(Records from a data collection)
*** Block opens ***

__global__ __launch_bounds__(256) void k_head_bwd(const float* __restrict__ dlogits, const float* __restrict__ logits_pre, const float* __restrict__ qp_logits,
                                                  int qmin, int qmax, const float* __restrict__ hq, const float* __restrict__ qp_norm,
                                                  const __bf16* __restrict__ wq, const float* __restrict__ W, const float* __restrict__ w_scale,
                                                  const int32_t* __restrict__ w_zp, int w_per_channel, int w_qmin, int w_qmax,
                                                  float* __restrict__ dW, float* __restrict__ dbias, float* __restrict__ dh, int B, int D, int C) {
    const QP ql = load_qp(qp_logits);
    const int kch = (D + 63) / 64;
    if ((int)blockIdx.x < C * kch) {
        const int c = blockIdx.x / kch, k = (blockIdx.x % kch) * 64 + (threadIdx.x & 63), grp = threadIdx.x >> 6;
        const float s_norm = qp_norm[0];
        const int ci = w_per_channel ? c : 0;
        const float inv = __fdiv_rn(1.0f, w_scale[ci]), fzp = (float)w_zp[ci];
        float acc = 0.f, dbacc = 0.f;
        const int bper = (B + 3) / 4, b_lo = grp * bper, b_hi = min(B, b_lo + bper);
        if (k < D) {
            for (int b = b_lo; b < b_hi; ++b) {
                bool in;
                fqv(logits_pre[(int64_t)b * C + c], ql, qmin, qmax, in);
                const float dl = in ? dlogits[(int64_t)b * C + c] : 0.f;
                acc += dl * hq[(int64_t)b * D + k];
                dbacc += dl;
            }
        }
        __shared__ float sacc[4][64], sdb[4];
        sacc[grp][threadIdx.x & 63] = acc;
        if ((threadIdx.x & 63) == 0) sdb[grp] = dbacc;
        __syncthreads();
        if (grp == 0 && k < D) {
            const float tot = ((sacc[0][threadIdx.x] + sacc[1][threadIdx.x]) + sacc[2][threadIdx.x]) + sacc[3][threadIdx.x];
            const float t = rintf(W[(int64_t)c * D + k] * inv) + fzp;
            const bool win = t >= (float)w_qmin && t <= (float)w_qmax;
            dW[(int64_t)c * D + k] = win ? tot * s_norm : 0.f;
            if (k == 0) dbias[c] = ((sdb[0] + sdb[1]) + sdb[2]) + sdb[3];
        }
    } else {
        const int b = blockIdx.x - C * kch;
        for (int k = threadIdx.x; k < D; k += blockDim.x) {
            float acc = 0.f;
            for (int c = 0; c < C; ++c) {
                bool in;
                fqv(logits_pre[(int64_t)b * C + c], ql, qmin, qmax, in);
                const float dl = in ? dlogits[(int64_t)b * C + c] : 0.f;
                acc += dl * (float)wq[(int64_t)c * D + k] * w_scale[w_per_channel ? c : 0];
            }
            dh[(int64_t)b * D + k] = acc;
        }
    }
}

__global__ __launch_bounds__(64) void k_embed_bwd(const float* __restrict__ dx0, const float* __restrict__ Y0, const float* __restrict__ qp,
                                                  int qmin, int qmax, float* __restrict__ dpos, float* __restrict__ dcls,
                                                  __bf16* __restrict__ dY0_hi, __bf16* __restrict__ dY0_lo, int B, int T, int D) {
    const QP q = load_qp(qp);
    const int d4 = D / 4;
    const int64_t n4 = (int64_t)T * d4;
    constexpr int UNR = 16;
    for (int64_t i = blockIdx.x * (int64_t)blockDim.x + threadIdx.x; i < n4; i += (int64_t)gridDim.x * blockDim.x) {
        const int t = (int)(i / d4), c = (int)(i % d4) * 4;
        const int ty = t > 0 ? t - 1 : 0;
        float4 acc = make_float4(0.f, 0.f, 0.f, 0.f);
        for (int b0 = 0; b0 < B; b0 += UNR) {
            float4 g[UNR], y[UNR];
#pragma unroll
            for (int u = 0; u < UNR; ++u) {
                const int b = b0 + u < B ? b0 + u : B - 1;
                g[u] = *reinterpret_cast<const float4*>(dx0 + ((int64_t)b * T + t) * D + c);
                y[u] = *reinterpret_cast<const float4*>(Y0 + ((int64_t)b * (T - 1) + ty) * D + c);
            }
#pragma unroll
            for (int u = 0; u < UNR; ++u) { pin4(g[u]); pin4(y[u]); }
#pragma unroll
            for (int u = 0; u < UNR; ++u) {
                if (b0 + u < B) {
                    acc.x += g[u].x; acc.y += g[u].y; acc.z += g[u].z; acc.w += g[u].w;
                    if (t > 0) {
                        bool i0, i1, i2, i3;
                        fqv(y[u].x, q, qmin, qmax, i0); fqv(y[u].y, q, qmin, qmax, i1); fqv(y[u].z, q, qmin, qmax, i2); fqv(y[u].w, q, qmin, qmax, i3);
                        store_split4(dY0_hi, dY0_lo, ((int64_t)(b0 + u) * (T - 1) + (t - 1)) * D + c, i0 ? g[u].x : 0.f, i1 ? g[u].y : 0.f,
                                     i2 ? g[u].z : 0.f, i3 ? g[u].w : 0.f);
                    }
                }
            }
        }
        *reinterpret_cast<float4*>(dpos + (int64_t)t * D + c) = acc;
        if (t == 0) *reinterpret_cast<float4*>(dcls + c) = acc;
    }
}

__device__ inline void wquant_body(const float* __restrict__ W, const float* __restrict__ qp, int per_channel, int qmin, int qmax,
                                   __bf16* __restrict__ wq, __bf16* __restrict__ wqT, int N, int K, int bx, int by,
                                   int8_t* __restrict__ w8 = nullptr, int32_t* __restrict__ wsum = nullptr, _Float16* __restrict__ w16 = nullptr,
                                   int8_t* __restrict__ w8f = nullptr, int64_t wT16_gap = 0,
                                   bool wT16_frag = false) {
    __shared__ float tile[32][33];
    const int tx = threadIdx.x & 31, ty = threadIdx.x >> 5;
    const int n0 = by * 32, k0 = bx * 32;
#pragma unroll
    for (int i = 0; i < 4; ++i) {
        const int n = n0 + ty + 8 * i, k = k0 + tx;
        float v = 0.f;
        if (n < N && k < K) {
            const QP q = load_qp(qp + 4 * (per_channel ? n : 0));
            v = q.on != 0.f ? fqi(W[(int64_t)n * K + k], q, qmin, qmax) : W[(int64_t)n * K + k];
            wq[(int64_t)n * K + k] = (__bf16)v;
            if (w8) w8[(int64_t)n * K + k] = (int8_t)v;
            if (w16) w16[(int64_t)n * K + k] = (_Float16)v;
            if (w8f) w8f[w8f_offset(n, k, K)] = (int8_t)v;
        }
// ... 11 lines not shown
        char* const wT16f = (wT16_gap && wT16_frag) ? reinterpret_cast<char*>(wqT) + 2 * wT16_gap : nullptr;
#pragma unroll
        for (int i = 0; i < 4; ++i) {
            const int k = k0 + ty + 8 * i, n = n0 + tx;
            if (n < N && k < K) {
                wqT[(int64_t)k * N + n] = (__bf16)tile[tx][ty + 8 * i];
                if (wT16) wT16[(int64_t)k * N + n] = (_Float16)tile[tx][ty + 8 * i];
                if (wT16f) *reinterpret_cast<_Float16*>(wT16f + w8f_offset(k, 2 * n, 2 * N)) = (_Float16)tile[tx][ty + 8 * i];
            }
        }
    }
}
__global__ __launch_bounds__(256) void k_wquant(const float* __restrict__ W, const float* __restrict__ qp, int per_channel, int qmin, int qmax,
                                                __bf16* __restrict__ wq, __bf16* __restrict__ wqT, int N, int K) {
    wquant_body(W, qp, per_channel, qmin, qmax, wq, wqT, N, K, blockIdx.x, blockIdx.y);
}
__global__ __launch_bounds__(256) void k_w_quant_all(const WQuantTab t) {
    int wi = 0;
    while (wi + 1 < t.n && (int)blockIdx.x >= t.blk0[wi + 1]) ++wi;
    const int b = blockIdx.x - t.blk0[wi], kt = (t.K[wi] + 31) / 32;
    wquant_body(t.W[wi], t.qp[wi], t.per_channel, t.qmin, t.qmax, reinterpret_cast<__bf16*>(t.wq[wi]), reinterpret_cast<__bf16*>(t.wqT[wi]), t.N[wi],
                t.K[wi], b % kt, b / kt, reinterpret_cast<int8_t*>(t.w8[wi]), t.wsum[wi], reinterpret_cast<_Float16*>(t.w16[wi]),
                reinterpret_cast<int8_t*>(t.w8f[wi]), t.wT16 ? wT16_gap_bytes(t.N[wi], t.K[wi]) : 0, ((t.wT16f_mask >> wi) & 1ull) != 0);
}
static_assert(sizeof(WQuantTab) <= 4096, "WQuantTab travels as a kernel argument");
__global__ __launch_bounds__(256) void k_w8_fragment_order(const int8_t* __restrict__ B8, int8_t* __restrict__ B8f, int N, int K) {
    const int64_t i = blockIdx.x * (int64_t)blockDim.x + threadIdx.x;
    if (i >= (int64_t)N * K) return;
    B8f[w8f_offset((int)(i / K), (int)(i % K), K)] = B8[i];
}
int launch_w8_fragment_order(const void* B8, void* B8f, int N, int K, hipStream_t st) {
    if (N < 48 || N % 48 != 0 || K % 64 != 0 || !B8 || !B8f) { set_error("w8_fragment_order: need N %% 48 == 0, K %% 64 == 0 (N=%d K=%d)", N, K); return 1; }
    k_w8_fragment_order<<<cdiv((int64_t)N * K, 256), 256, 0, st>>>(reinterpret_cast<const int8_t*>(B8), reinterpret_cast<int8_t*>(B8f), N, K);
    return 0;
}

*** Block closes ***

PROBLEM REQUIREMENTS:
Exactly the lines from the one holding "if (i >= (int64_t)N * K) return;" through the end of the data are to be repeated, with both ends included.

RESULT OF THIS TASK:
    if (i >= (int64_t)N * K) return;
    B8f[w8f_offset((int)(i / K), (int)(i % K), K)] = B8[i];
}
int launch_w8_fragment_order(const void* B8, void* B8f, int N, int K, hipStream_t st) {
    if (N < 48 || N % 48 != 0 || K % 64 != 0 || !B8 || !B8f) { set_error("w8_fragment_order: need N %% 48 == 0, K %% 64 == 0 (N=%d K=%d)", N, K); return 1; }
    k_w8_fragment_order<<<cdiv((int64_t)N * K, 256), 256, 0, st>>>(reinterpret_cast<const int8_t*>(B8), reinterpret_cast<int8_t*>(B8f), N, K);
    return 0;
}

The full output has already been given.